Дождь моросил по-прежнему мелко и, в сущности, никому не мешал. Так что эти несколько человек продолжали расхаживать. Впрочем, Робачек сидел, а тот — Стасик — все стоял и глядел, скосив голову на бок, в глубину, куда уходили рельсы.

 

Станция Чарны Ляски — это была очень маленькая станция, и поезда на ней не останавливались. Но этот поезд, который вдруг с внезапным лязгом, грохотом и горячими клубами пара вырвался из темноты, — остановился.

Дверь одного из вагонов открылась, и из нее вышла и спустилась по ступенькам молодая дама. В руке у нее был маленький саквояж. Гулявшие по перрону столпились вокруг нее. Робачек медленно поднялся со своей скамьи, а тот, который стоял, Стасик — порывисто сорвался с места и легким шагом, прижимая голову к плечу, тоже направился к ней.

— Осторожно, пани! Здесь грязно, пани! Вот лужа, кохана панна, позвольте вам помочь, — говорили все, разглядывая даму.

— Гм… , — откашлялся Робачек, — разрешите саквояж.

Но Войцеховский оттолкнул его и взял саквояж из рук дамы.

— Мы приветствуем вас, панна, в Чарных Лясках, — сказал Хватал.

— Вам нужно в гостиницу, только туда, мадам, — предложил Войцеховский.
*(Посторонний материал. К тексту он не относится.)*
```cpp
static int plan_fill(dg_encode_plan_t* P, const dg_pair_t* pairs) {
	dg_context_t* ctx = P->ctx;
	const dg_algorithm_t algo = P->algo;
	const uint32_t n = P->n;
	EncodeGeometry& g = P->g;
	PlanEnv env;
	env.n_cu = ctx->n_cu;
	env.lds_bytes = ctx->lds_bytes;
	env.table_pool_bytes = ctx->table_pool_bytes;
	env.onepass_members = ctx->onepass_members;
	env.onepass16 = onepass16_selected();
	env.no_members = ab_env("DG_NO_MEMBERS");
	env.members = ab_env("DG_MEMBERS");
	env.corr_build = ab_env("DG_CORR_BUILD");
	env.fused = ab_env("DG_FUSED");
	env.route_min = ab_env("DG_ROUTE_MIN");
	std::string err;
	const int rc = encode_geometry(algo, P->opts, pairs, n, env, g, err);
	if (rc != DG_OK) {
		if (!err.empty()) ctx->err = err;
		return rc;
	}
	hipSetDevice(ctx->device);

	const uint32_t n1 = std::max<uint32_t>(n, 1);
	const size_t p = P->opts.p;
	int bad = 0;
	bad |= P->d_pairs.alloc(sizeof(PairDev) * n1);
	bad |= P->d_pplan.alloc(sizeof(PairPlanDev) * n1);
	bad |= P->d_powc.alloc(8 * p);
	bad |= P->d_rec.alloc(4ull * (algo != DG_ALGO_CORRECTING ? kRecWordsOnepass : kRecWordsCorrecting) *
	                      std::max<uint64_t>(g.total_rec, 1));
	bad |= P->d_nrec.alloc(4ull * n1);
	bad |= P->d_dsize.alloc(8ull * n1);
	bad |= P->d_crc_spans_r.alloc(sizeof(CrcSpanDev) * std::max<size_t>(g.spans.size(), 1));
	bad |= P->d_crc_segs.alloc(sizeof(CrcSegDev) * std::max<size_t>(g.segs.size(), 1));
	bad |= P->d_seg_crc.alloc(8 * std::max<size_t>(g.segs.size(), 1));
	bad |= P->d_crc.alloc(16ull * n1);
	bad |= P->d_tables.alloc(g.table_bytes * g.n_tables);
	bad |= P->d_locks.alloc(4ull * g.n_tables);
	bad |= P->d_tags.alloc(4ull * g.n_tables);
	if (algo == DG_ALGO_CORRECTING) {
		bad |= P->d_gpairs.alloc(4ull * std::max<size_t>(g.gpairs.size(), 1));
		if (!bad && !g.gpairs.empty() &&
		    hipMemcpy(P->d_gpairs.p, g.gpairs.data(), 4 * g.gpairs.size(), hipMemcpyHostToDevice) != hipSuccess)
			bad = 1;
		bad |= P->d_ctab.alloc(4ull * std::max<uint64_t>(g.ctab_entries, 1));
		bad |= P->d_kcls.alloc(8ull * n1);
	}
	if (g.fused) bad |= P->d_lookback.alloc(8ull * n1);
	if (algo == DG_ALGO_GREEDY) {
		bad |= P->d_ctab.alloc(4ull * std::max<uint64_t>(g.greedy_heads, 1));
// ... 28 lines not shown
			g.members = false;
			g.n_chunks = 0;
			mbad = 0;
		}
		bad |= mbad;
	}
	if (bad) return set_err(ctx, DG_ERR_NOMEM, "device allocation failed");
	hipStream_t st = ctx->stream;
	hipError_t e = hipSuccess;
	if (n) {
		e = hipMemcpyAsync(P->d_pairs.p, pairs, sizeof(PairDev) * n, hipMemcpyHostToDevice, st);
		if (e == hipSuccess) e = hipMemcpyAsync(P->d_pplan.p, g.pp.data(), sizeof(PairPlanDev) * n, hipMemcpyHostToDevice, st);
		if (e == hipSuccess) e = hipMemcpyAsync(P->d_crc_spans_r.p, g.spans.data(), sizeof(CrcSpanDev) * g.spans.size(), hipMemcpyHostToDevice, st);
		if (e == hipSuccess && !g.segs.empty()) e = hipMemcpyAsync(P->d_crc_segs.p, g.segs.data(), sizeof(CrcSegDev) * g.segs.size(), hipMemcpyHostToDevice, st);
	}
	if (e == hipSuccess) e = hipMemcpyAsync(P->d_powc.p, g.powc.data(), 8 * p, hipMemcpyHostToDevice, st);
	if (e == hipSuccess) e = hipMemsetAsync(P->d_tables.p, 0, P->d_tables.n, st);
	if (e == hipSuccess) e = hipMemsetAsync(P->d_locks.p, 0, P->d_locks.n, st);
	if (e == hipSuccess) e = hipMemsetAsync(P->d_tags.p, 0, P->d_tags.n, st);
	if (e == hipSuccess) e = hipStreamSynchronize(st);
	if (e != hipSuccess) return set_err(ctx, DG_ERR_HIP, "plan upload failed: %s", hipGetErrorString(e));
	const char* sc = ab_env("DG_SERIAL_CRC");
	P->serial_crc = sc && sc[0] == '1';
	const char* sk = ab_env("DG_SKIP_CRC");
	P->skip_crc = sk && sk[0] == '1';

	if (!P->serial_crc) {
		e = hipStreamCreateWithFlags(&P->side, hipStreamNonBlocking);
		if (e == hipSuccess) e = hipEventCreateWithFlags(&P->ev_fork, hipEventDisableTiming | hipEventReleaseToDevice);
		if (e == hipSuccess) e = hipEventCreateWithFlags(&P->ev_join, hipEventDisableTiming | hipEventReleaseToDevice);
// ... 243 lines not shown
	const bool chain_join = mem && !serial && !P->skip_crc && P->g.route_min && P->route_fb.read() > 16u * ctx->n_cu;

	CrcArgs c{};
	c.arena[0] = d_ref;
	c.arena[1] = d_ver;
	c.spans = P->d_crc_spans_r.as<CrcSpanDev>();
	c.segs = P->d_crc_segs.as<CrcSegDev>();
	c.n_segs = (uint32_t)P->g.segs.size();
	c.n_spans = (uint32_t)P->g.spans.size();
	c.tables = ctx->d_crc_tables;
	c.seg_crc = P->d_seg_crc.as<uint64_t>();
	c.out = P->d_crc.as<uint64_t>();
	c.xinv = ctx->d_xinv;
	c.kseg = ctx->kseg;
	c.prio_flag = kCrcPrioFlag && mem ? P->d_prio_flag.as<uint32_t>() : nullptr;
	auto run_crc = [&]() -> int {
		HIPCHK(ctx, rec(0, cs));
		if (!P->skip_crc) {
			const uint32_t rounds = (P->n + 16u * ctx->n_cu - 1) / (16u * ctx->n_cu);
			const uint32_t cap = serial || P->g.crc_fused ? 0u : 2u * ctx->n_cu * std::max(rounds, 1u);
			HIPCHK(ctx, launch_crc(c, cs, cap, mem ? kCrcPassRows5 : kCrcPassRows, !late_fin));
		}
		HIPCHK(ctx, rec(1, cs));
		if (!serial) HIPCHK(ctx, hipEventRecord(P->ev_join, cs));
		return DG_OK;
	};
	auto run_diff = [&]() -> int {
		HIPCHK(ctx, rec(2, st));
		if (!mem) HIPCHK(ctx, rec(6, st));
		EncodeArgs a{};
		a.ref = d_ref;
		a.ver = d_ver;
		a.pairs = P->d_pairs.as<PairDev>();
		a.pplan = P->d_pplan.as<PairPlanDev>();
		a.n_pairs = P->n;
		a.p = (uint32_t)P->opts.p;
// ... 276 lines not shown
```

### delta-compression_amd/csrc/dg_kernels.hip

```cpp
#include <hip/hip_runtime.h>
#include <stdint.h>

#include <type_traits>

#include "dg_device.h"
#include "dg_devutil.h"
#include "dg_crc.h"
#include "dg_serialize_wave.h"

namespace dg {


__device__ __forceinline__ uint64_t wave_incl_scan64(uint64_t x) {
	const uint32_t lane = lane_id();
#pragma unroll
	for (int d = 1; d < 64; d <<= 1) {
		const uint32_t lo = (uint32_t)__shfl_up((int)(uint32_t)x, d, 64);
		const uint32_t hi = (uint32_t)__shfl_up((int)(uint32_t)(x >> 32), d, 64);
		if (lane >= (uint32_t)d) x += ((uint64_t)hi << 32) | lo;
	}
	return x;
}

__global__ __launch_bounds__(1024) void scan_sizes_kernel(const uint64_t* __restrict__ sz,
// ... 73 lines not shown
	for (uint32_t seg = uni(blockIdx.x * kCrcWavesPerBlock + wave); seg < a.n_segs;
	     seg += gridDim.x * kCrcWavesPerBlock) {
		if (a.prio_flag && !raised) {
			if (uni(__hip_atomic_load(a.prio_flag, __ATOMIC_RELAXED, __HIP_MEMORY_SCOPE_AGENT))) {
				__builtin_amdgcn_s_setprio(1);
				raised = true;
			}
		}
		const CrcSegDev sd = a.segs[seg];
		const CrcSpanDev sp = a.spans[sd.span];
		const uint64_t c = crc_seg_rows<8, 1, TAB == kCrcByte ? DG_CRC_PF : DG_CRC_PF5, kCrcSegBytes, false, TAB>(
		    (uintptr_t)(a.arena[sp.which] + sp.off), sp.len, sp.nseg, sd.j, tb, tb, kl);
		if (lane == 0) a.seg_crc[seg] = c;
	}
}

__global__ __launch_bounds__(64) void crc_finalize_kernel(CrcArgs a) {
	const uint32_t i = blockIdx.x * 64 + threadIdx.x;
	if (i >= a.n_spans) return;
	const CrcSpanDev sp = a.spans[i];
	uint64_t crc;
	if (sp.len < 8) {
		const uint8_t* d = a.arena[sp.which] + sp.off;
		uint64_t c = ~0ULL;
		for (uint64_t k = 0; k < sp.len; ++k) c = a.tables[(uint8_t)(c ^ d[k])] ^ (c >> 8);
		crc = ~c;
	} else {
		const uint64_t* KS = a.tables + 8 * 256 + kCrcLevels * kCrcNibTabWords;
		uint64_t acc = 0;
		for (uint32_t j = 0; j < sp.nseg; ++j)
// ... 223 lines not shown
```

Молодая женщина была красива. На рыжеватой прическе сидела очень большая модная шляпа с цветами и искусно сделанными вишнями, лоснящимися под дождем. Нежное розовое лицо было припудрено и синие глаза горели. Длинное платье с кружевной вставкой обтягивало ее высокий бюст, а изящный турнюр покачивался при ходьбе. Она ослепляла.

Толпа следовала за ней. Ее вывели с перрона на площадь, и кто-то крикнул в темноту:

— Эй, балагола!

— Вот этот фаетон, пани, — представил Нетышинский, — это лучший фаетон, и вас повезет наш уважаемый Самуил Куц, которого мы никогда не забудем.

— А хоть забывайте, — сказал с козел Самуил Куц, большой рыжебородый мужчина, — хоть забывайте, чихал я на вас на всех!

— Не сердитесь, Самуил, — говорил Нетышинский, подсаживая даму на подножку, — нашли время для грубых разговоров.

Нетышинский хотел было подняться вслед за ней, но тут Стасик, который прежде все стоял, теми же резкими прыжками прорвался сквозь толпящихся вокруг брички и уселся рядом с дамой. Казалось, он трепещет от радости… И голова его склонилась, как обычно, на правое плечо, в сторону дамы.

— В гостиницу, в гостиницу! — крикнул он срывающимся голосом. — Как вы прекрасны, пани, — добавил он вдруг хрипловато.

Дама слегка улыбнулась и промолчала. Бричка покатилась по мокрой бруковке. Лошади стучали копытами — цок-цок-цок-цок. А все эти люди, окружавшие бричку, шли не отставая.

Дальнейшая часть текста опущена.